WHAT IS EXPECTED: Among the entries, how many lines carry the string "upload"? Give the number and nothing else.

INFORMATION SUPPLIED:
# JuliaStats/Klara.jl

Hardware: AMD Instinct MI355X
Metric: MCMC transitions/sec (whole node), 100-dim Gaussian, 65k chains (higher is better)
Workload: dtype f64

## Files before the change

klara.jl_amd/csrc/klara_diagt.h:

```cpp
#pragma once
#include "klara_kernels.h"
#include "klara_mala_screen.h"

#ifndef KLARA_DIAGT_Q
#define KLARA_DIAGT_Q 8
#endif
#define KLARA_DIAGT_CPW (64 / KLARA_DIAGT_Q)
#ifndef KLARA_DT_FENCE_EVERY
#define KLARA_DT_FENCE_EVERY 2
#endif
#ifndef KLARA_DT_SLICE_WF
#define KLARA_DT_SLICE_WF 4
#endif
#ifndef KLARA_DT_W1
#define KLARA_DT_W1 4
#endif
#ifndef KLARA_Q4_MALA_WF
#define KLARA_Q4_MALA_WF 3
#endif
#ifndef KLARA_Q4_SCTAB_WF
#define KLARA_Q4_SCTAB_WF 3
#endif
#ifndef KLARA_DT_WF
#define KLARA_DT_WF 2
// ... 198 lines not shown
    constexpr int CH = KLARA_DT_RMW_CHUNK;
#pragma unroll
    for (int p0 = 0; p0 < NP; p0 += CH) {
        kd_uint4 ts[CH], tq[CH];
#pragma unroll
        for (int k = 0; k < CH; ++k) {
            if (p0 + k < NP) {
                const unsigned o = fold ? pair_off<NP, Q>(c, p0 + k) : KLARA_BUF_OOB;
                ts[k] = __builtin_amdgcn_raw_buffer_load_b128(wsum, o, 0, 0);
                tq[k] = __builtin_amdgcn_raw_buffer_load_b128(wsq, o, 0, 0);
            }
        }
#pragma unroll
        for (int k = 0; k < CH; ++k) {
            if (p0 + k < NP) {
                const int p = p0 + k;
                const unsigned o = fold ? pair_off<NP, Q>(c, p) : KLARA_BUF_OOB;
                const double s0 = __builtin_bit_cast(double, kd_uint2{ ts[k].x, ts[k].y }) + hf * x[2 * p];
                const double s1 = __builtin_bit_cast(double, kd_uint2{ ts[k].z, ts[k].w }) + hf * x[2 * p + 1];
                const double q0 = __builtin_bit_cast(double, kd_uint2{ tq[k].x, tq[k].y }) + hf * (x[2 * p] * x[2 * p]);
                const double q1 = __builtin_bit_cast(double, kd_uint2{ tq[k].z, tq[k].w }) + hf * (x[2 * p + 1] * x[2 * p + 1]);
                const kd_uint2 a = __builtin_bit_cast(kd_uint2, s0), b = __builtin_bit_cast(kd_uint2, s1);
                const kd_uint2 e = __builtin_bit_cast(kd_uint2, q0), f = __builtin_bit_cast(kd_uint2, q1);
                if (p < NP - 1) {
                    __builtin_amdgcn_raw_buffer_store_b128(kd_uint4{ a.x, a.y, b.x, b.y }, wsum, o, 0, 0);
                    __builtin_amdgcn_raw_buffer_store_b128(kd_uint4{ e.x, e.y, f.x, f.y }, wsq, o, 0, 0);
                } else {
                    const unsigned o1 = (fold && c.last_full) ? o + 8u : KLARA_BUF_OOB;
                    __builtin_amdgcn_raw_buffer_store_b64(a, wsum, o, 0, 0); __builtin_amdgcn_raw_buffer_store_b64(b, wsum, o1, 0, 0);
                    __builtin_amdgcn_raw_buffer_store_b64(e, wsq, o, 0, 0); __builtin_amdgcn_raw_buffer_store_b64(f, wsq, o1, 0, 0);
                }
            }
        }
    }
    held = fold ? 0 : held;
}

template <int NP, int Q>
__device__ __forceinline__ void load_pair_param(const PairCtx<NP, Q>& c, const gdouble* base, int D, double dflt, double (&v)[2 * NP])
{
#pragma unroll
    for (int p = 0; p < NP; ++p) {
        const int i = 2 * (p * Q + c.q);
        v[2 * p] = dflt; v[2 * p + 1] = dflt;
        if (base != nullptr && i < D) v[2 * p] = base[i];
        if (base != nullptr && i + 1 < D) v[2 * p + 1] = base[i + 1];
    }
}

template <int Q> struct PairShare {
    static constexpr int STEP = Q <= 8 ? 8 / Q : 0;
    static constexpr bool second(int p) { return STEP != 0 && ((p / (STEP ? STEP : 1)) & 1) != 0; }
};
template <int NP, int Q>
__device__ __forceinline__ void pair_words(const PairCtx<NP, Q>& c, unsigned long long seed, unsigned long long gchain,
                                           unsigned long long t, int p, uint32_t (&stash)[4], uint32_t& wa, uint32_t& wb)
{
    constexpr int STEP = PairShare<Q>::STEP, S1 = STEP ? STEP : 1;
    if (PairShare<Q>::second(p)) {
        wa = stash[2 * (p % S1)]; wb = stash[2 * (p % S1) + 1];
    } else {
        const uint32_t idx = (uint32_t)(p * Q + c.q);
        const bool pad = p == NP - 1 && !c.last_ok;
        const kd_u32x4 b = kd_stream_block(seed, gchain, t, pad ? idx : kd_pair_block(idx));
        if constexpr (STEP != 0) {
            wa = b.x; wb = b.y;
            stash[2 * (p % S1)] = b.z; stash[2 * (p % S1) + 1] = b.w;
        } else {
            const bool hb = !pad && kd_pair_half(idx) != 0u;
            wa = hb ? b.z : b.x; wb = hb ? b.w : b.y;
        }
    }
}
template <int NP, int Q, bool SCTAB = false>
__device__ __forceinline__ void pair_normals(const PairCtx<NP, Q>& c, unsigned long long seed, unsigned long long gchain,
                                             unsigned long long t, int p, uint32_t (&stash)[4], double& z0, double& z1, double& u1, double& lg1)
{
    uint32_t wa, wb;
    pair_words<NP, Q>(c, seed, gchain, t, p, stash, wa, wb);
    kd_normal_pair_w_t<SCTAB>(wa, wb, &z0, &z1, &u1, &lg1);
    KLARA_PIN(z0); KLARA_PIN(z1);
    if (p == NP - 1 && !c.last_ok) z0 = 0.0;
    if (p == NP - 1 && !c.last_full) z1 = 0.0;
}
template <int NP, int Q>
__device__ __forceinline__ void pair_issue(const PairCtx<NP, Q>& c, unsigned long long seed, unsigned long long gchain,
                                           unsigned long long t, int p, uint32_t (&stash)[4], kd_pair_reads& rd)
{
    uint32_t wa, wb;
    pair_words<NP, Q>(c, seed, gchain, t, p, stash, wa, wb);
    kd_normal_pair_issue(wa, wb, &rd);
    __builtin_amdgcn_sched_barrier(0);
}
template <int NP, int Q>
__device__ __forceinline__ void pair_issue_log(const PairCtx<NP, Q>& c, unsigned long long seed, unsigned long long gchain,
                                               unsigned long long t, int p, uint32_t (&stash)[4], kd_pair_reads& rd, uint32_t& wb)
{
    uint32_t wa;
    pair_words<NP, Q>(c, seed, gchain, t, p, stash, wa, wb);
    kd_normal_pair_issue_log(wa, wb, &rd);
    __builtin_amdgcn_sched_barrier(0);
}
__device__ __forceinline__ void pair_issue_angle(uint32_t wb, kd_pair_reads& rd)
{
    kd_normal_pair_issue_angle(wb, &rd);
    __builtin_amdgcn_sched_barrier(0);
}
template <int NP, int Q>
__device__ __forceinline__ void pair_finish(const PairCtx<NP, Q>& c, int p, const kd_pair_reads& rd, double& z0, double& z1, double& u1, double& lg1)
{
    kd_normal_pair_finish(&rd, &z0, &z1, &u1, &lg1);
    KLARA_PIN(z0); KLARA_PIN(z1);
    if (p == NP - 1 && !c.last_ok) z0 = 0.0;
    if (p == NP - 1 && !c.last_full) z1 = 0.0;
}

template <int V> struct kd_int { static constexpr int value = V; };
template <int FROM, int TO, class F>
__device__ __forceinline__ void kd_static_for(F&& f)
{
    if constexpr (FROM < TO) { f(kd_int<FROM>{}); kd_static_for<FROM + 1, TO>(f); }
}
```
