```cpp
int swz_sample_points(swz_ctx* c, int sampler, uint64_t max_points_per_node, const uint64_t* keys,
                      const uint32_t* idx, uint64_t n, const double* xyz, uint64_t num_points, uint64_t node_key,
                      int32_t node_level, const double root_min[3], const double root_max[3], float spacing_at_root,
                      int behaviour, uint8_t* taken_out, uint64_t* num_taken_out) {
  if (!c) return SWZ_ERR_BAD_ARG;
  SWZ_HIP(c, hipSetDevice(c->device));
  SWZ_TRY(check_n(c, n));
  SWZ_TRY(check_n(c, num_points));
  SWZ_TRY(check_bounds(c, root_min, root_max));
  if (sampler < SWZ_RANDOM_GRID || sampler > SWZ_MIN_DISTANCE_FAST) return c->fail(SWZ_ERR_BAD_ARG, "unknown sampler");
  if (node_level < -1 || node_level > 20) return c->fail(SWZ_ERR_BAD_ARG, "node_level out of range");
  if (num_taken_out) *num_taken_out = 0;
  if (n == 0) return SWZ_OK;
  if (!keys || !idx || !xyz || !taken_out) return c->fail(SWZ_ERR_BAD_ARG, "swz_sample_points: NULL buffer");
  double* d_xyz = nullptr;
  uint64_t* d_keys = nullptr;
  uint32_t* d_idx = nullptr;
  uint8_t* d_taken = nullptr;
  SWZ_TRY(c->get("h_xyz", (size_t)num_points * 3, &d_xyz));
  SWZ_TRY(c->get("h_keys", (size_t)n, &d_keys));
  SWZ_TRY(c->get("h_perm", (size_t)n, &d_idx));
  SWZ_TRY(c->get("h_taken", (size_t)n, &d_taken));
  SWZ_TRY(upload(c, d_xyz, xyz, (size_t)num_points * 24));
  SWZ_TRY(upload(c, d_keys, keys, (size_t)n * 8));
  SWZ_TRY(upload(c, d_idx, idx, (size_t)n * 4));
  int st = swz::sample_points_device(c, sampler, max_points_per_node, d_keys, d_idx, (uint32_t)n, d_xyz, node_key,
                                     node_level, root_min, root_max, spacing_at_root, behaviour, d_taken,
                                     num_taken_out);
  if (st != SWZ_OK) {
    (void)sync(c);
    return st;
  }
  SWZ_TRY(download(c, taken_out, d_taken, (size_t)n));
  return sync(c);
}

int swz_sample_points_device(swz_ctx* c, int sampler, uint64_t max_points_per_node, const uint64_t* d_keys, const uint32_t* d_idx,
                             uint64_t n, const double* d_xyz, uint64_t num_points, uint64_t node_key, int32_t node_level,
                             const double root_min[3], const double root_max[3], float spacing_at_root, int behaviour,
                             uint8_t* d_taken_out, uint64_t* num_taken_out) {
  if (!c) return SWZ_ERR_BAD_ARG;
  SWZ_HIP(c, hipSetDevice(c->device));
  SWZ_TRY(check_n(c, n));
  SWZ_TRY(check_n(c, num_points));
  SWZ_TRY(check_bounds(c, root_min, root_max));
  if (sampler < SWZ_RANDOM_GRID || sampler > SWZ_MIN_DISTANCE_FAST) return c->fail(SWZ_ERR_BAD_ARG, "unknown sampler");
  if (node_level < -1 || node_level > 20) return c->fail(SWZ_ERR_BAD_ARG, "node_level out of range");
  if (num_taken_out) *num_taken_out = 0;
  if (n == 0) return SWZ_OK;
  if (!d_keys || !d_idx || !d_xyz || !d_taken_out) return c->fail(SWZ_ERR_BAD_ARG, "swz_sample_points_device: NULL buffer");
  int st = swz::sample_points_device(c, sampler, max_points_per_node, d_keys, d_idx, (uint32_t)n, d_xyz, node_key, node_level, root_min,
                                     root_max, spacing_at_root, behaviour, d_taken_out, num_taken_out);
  int st2 = sync(c);
  return st != SWZ_OK ? st : st2;
}

int swz_build_node_lists(swz_ctx* c, const uint64_t* keys_sorted, const int8_t* level, uint64_t n,
                         uint32_t* order_out, uint64_t max_nodes, int8_t* node_level_out, uint64_t* node_key_out,
                         uint64_t* node_offset_out, uint64_t* node_count_out, uint64_t* num_nodes_out) {
  if (!c || !num_nodes_out) return SWZ_ERR_BAD_ARG;
  *num_nodes_out = 0;
  if (n == 0) return SWZ_OK;
  if (!keys_sorted || !level || !order_out) return c->fail(SWZ_ERR_BAD_ARG, "swz_build_node_lists: NULL buffer");
  uint64_t hist[23] = {0};
  for (uint64_t i = 0; i < n; ++i) {
    const int l = level[i];
    if (l < -1 || l > 20) return c->fail(SWZ_ERR_BAD_ARG, "level out of range");
    hist[l + 2]++;
  }
  for (int l = 1; l < 23; ++l) hist[l] += hist[l - 1];
  for (uint64_t i = 0; i < n; ++i) order_out[hist[level[i] + 1]++] = (uint32_t)i;
  uint64_t nn = 0;
  uint64_t i = 0;
  while (i < n) {
    const uint64_t p = order_out[i];
    const int l = level[p];
    const uint32_t sh = (l < 0) ? 63u : swz::level_shift(l);
    const uint64_t prefix = keys_sorted[p] >> sh;
    uint64_t j = i + 1;
    while (j < n && level[order_out[j]] == l && (keys_sorted[order_out[j]] >> sh) == prefix) ++j;
    if (nn < max_nodes && node_level_out && node_key_out && node_offset_out && node_count_out) {
      node_level_out[nn] = (int8_t)l;
      node_key_out[nn] = (l < 0) ? 0 : (prefix << sh);
      node_offset_out[nn] = i;
      node_count_out[nn] = j - i;
    }
    ++nn;
    i = j;
  }
  *num_nodes_out = nn;
  if (nn > max_nodes) return c->fail(SWZ_ERR_BAD_ARG, "max_nodes too small");
  return SWZ_OK;
}

}
```

schwarzwald_amd/csrc/swz_internal.h:

```cpp
#pragma once

#include <hip/hip_runtime.h>
#include <stdint.h>

#include <map>
#include <cstdio>
#include <cstdlib>
#include <string>
#include <vector>

#include "../../include/swz_gpu.h"

namespace swz {

constexpr uint32_t MAX_LEVELS = 21;
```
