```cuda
struct TileDeviceExec {
  tile::Thread t;
  template <class F>
  __host__ __device__ __forceinline__ void run(F f) {
#if defined(__CUDA_ARCH__)
    f(t, static_cast<int>(threadIdx.x));
    __syncthreads();
#else
    (void)f;
#endif
  }
};
__global__ void __launch_bounds__(tile::THREADS, 1)
    potrf_trinv_tile_kernel(const double* __restrict__ Ain, int64_t lda_in, int n, double* __restrict__ Lout, int64_t lda_out,
                            double* __restrict__ Linv, int* __restrict__ info) {
  extern __shared__ __align__(16) unsigned char tile_smem[];
  tile::Shared& sh = *reinterpret_cast<tile::Shared*>(tile_smem);
  TileDeviceExec ex;
  tile::potrf_trinv_program(ex, sh, Ain, lda_in, n, Lout, lda_out, Linv, static_cast<int>(blockIdx.x), info);
}
int launch_potrf_trinv_tile(const double* Ain, int64_t lda_in, int n, double* Lout, int64_t lda_out, double* Linv, int* info,
                            cudaStream_t s) {
  static bool configured_dev[64] = {};
  int dev = 0;
  cudaGetDevice(&dev);
  if (!configured_dev[dev & 63]) {
    cudaFuncSetAttribute(potrf_trinv_tile_kernel, cudaFuncAttributeMaxDynamicSharedMemorySize, static_cast<int>(sizeof(tile::Shared)));
    configured_dev[dev & 63] = true;
  }
  potrf_trinv_tile_kernel<<<tile::CTAS, tile::THREADS, sizeof(tile::Shared), s>>>(Ain, lda_in, n, Lout, lda_out, Linv, info);
  return cudaGetLastError() == cudaSuccess ? 0 : 1;
}

__global__ void add_diagonal_map_kernel(int n, double* S, DenseMap map, double lambda) {
  const int c = blockIdx.x * blockDim.x + threadIdx.x;
  if (c < n) S[map.col_offset(c) + c] += lambda;
}
void launch_add_diagonal_map(int n, double* S, const DenseMap& map, double lambda, cudaStream_t s) {
  if (n > 0) add_diagonal_map_kernel<<<(n + 255) / 256, 256, 0, s>>>(n, S, map, lambda);
}

// ... 369 lines not shown
```

camera_calibration_b200/csrc/ba_host.cu:

```cuda

#include <cublas_v2.h>
#include <cusolverDn.h>
#include <dlfcn.h>

#include <algorithm>
#include <cmath>
#include <cstdarg>
#include <cstdio>
#include <cstring>
#include <limits>
#include <string>
#include <vector>

#include "ba_kernels.h"

using namespace b200ba;

namespace {

std::string g_create_error;

struct NcclUniqueId {
  char internal[128];
};
// ... 56 lines not shown
  std::string error;

  std::vector<b200ba_camera> cams_host;
  ProblemDev pb{};
  int n_cameras = 0, n_imagesets = 0, n_points = 0;
  int64_t n_obs = 0;
  int uniform_model = -1;
  int64_t n_control_total = 0, n_param_total = 0, intr_total = 0, tan_total = 0;
  uint32_t *d_obs_imageset = nullptr, *d_obs_camera = nullptr, *d_obs_point = nullptr;
  float2* d_obs_xy = nullptr;

  StateDev st[2]{};
  int cur = 0;
  double2* d_last_projection = nullptr;
  bool have_state = false;
  StateDev snap{};
  double2* d_snap_lp = nullptr;
  bool have_snapshot = false;

  Layout L{};
  bool have_layout = false;
  ObsOut out{};
  ObsOut out_trial{};
  SystemDev sys{};
  double *d_W = nullptr, *d_S = nullptr, *d_Linv = nullptr, *d_v = nullptr, *d_y = nullptr, *d_x = nullptr;
  double trace_H = 0;
  int64_t reduce_count = 0;
  double* d_potrf_work = nullptr;
  int potrf_lwork = 0;
  int *d_info = nullptr, *d_fail = nullptr;
  std::vector<uint32_t> perm;
  uint32_t* d_perm = nullptr;
  double2* d_lp_stage = nullptr;
  uint32_t* d_straggler_list = nullptr;
  int* d_straggler_count = nullptr;
  double *d_partial = nullptr, *d_scal = nullptr;
  double* d_rot = nullptr;
  double* h_scal = nullptr;
  int* h_flags = nullptr;

  std::vector<uint32_t> h_obs_imageset, h_obs_camera, h_obs_point;
  std::vector<float> h_obs_xy;
  int group_blocks_n = 0;
  int n_groups = 0;
  std::vector<int> group_start;
  std::vector<int> group_count;
  int* d_group_of_block = nullptr;
  int* d_group_blocks = nullptr;
  uint8_t* d_flags = nullptr;
  int* d_cols = nullptr;
  int* d_count = nullptr;
  int* h_count = nullptr;
  double* d_Wc = nullptr;
  double* d_P = nullptr;
  size_t wc_stride = 0, p_stride = 0;
  cudaEvent_t ev_syrk[2] = {nullptr, nullptr}, ev_scatter[2] = {nullptr, nullptr}, ev_s_ready = nullptr;
  double* d_u = nullptr;
  bool use_grouped = false;
  double* capture_S = nullptr;
  double* capture_rhs = nullptr;
  std::vector<int32_t> lm_events;
  std::vector<double> grp_sums;
  int force_grouped = -1;

  ReportDev rep{};
  double2* d_rep_stage = nullptr;
  bool have_report = false;
  std::vector<int64_t> img_cam_groups;
  int* d_img_group_off = nullptr;
  uint32_t* d_img_group_obs = nullptr;
  bool have_images = false;

  void* comm = nullptr;
  int rank = 0, n_ranks = 1;

  bool own_dense = true;
  DenseCtx dn;
  int dense_planned_ranks = 0, dense_planned_n = -1;
  int dense_nb = 0;
  cudaStream_t panel_stream = nullptr;
  cudaStream_t aux_stream = nullptr;
  int* d_ident_cols = nullptr;
  double* d_gemv_partial = nullptr;

  b200ba_timings timings{};
  struct Pending {
    int phase;
    cudaEvent_t a, b;
    bool own_a = true;
  };
  std::vector<Pending> pending;
  std::vector<cudaEvent_t> event_pool;
};
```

ANSWER BELOW: 3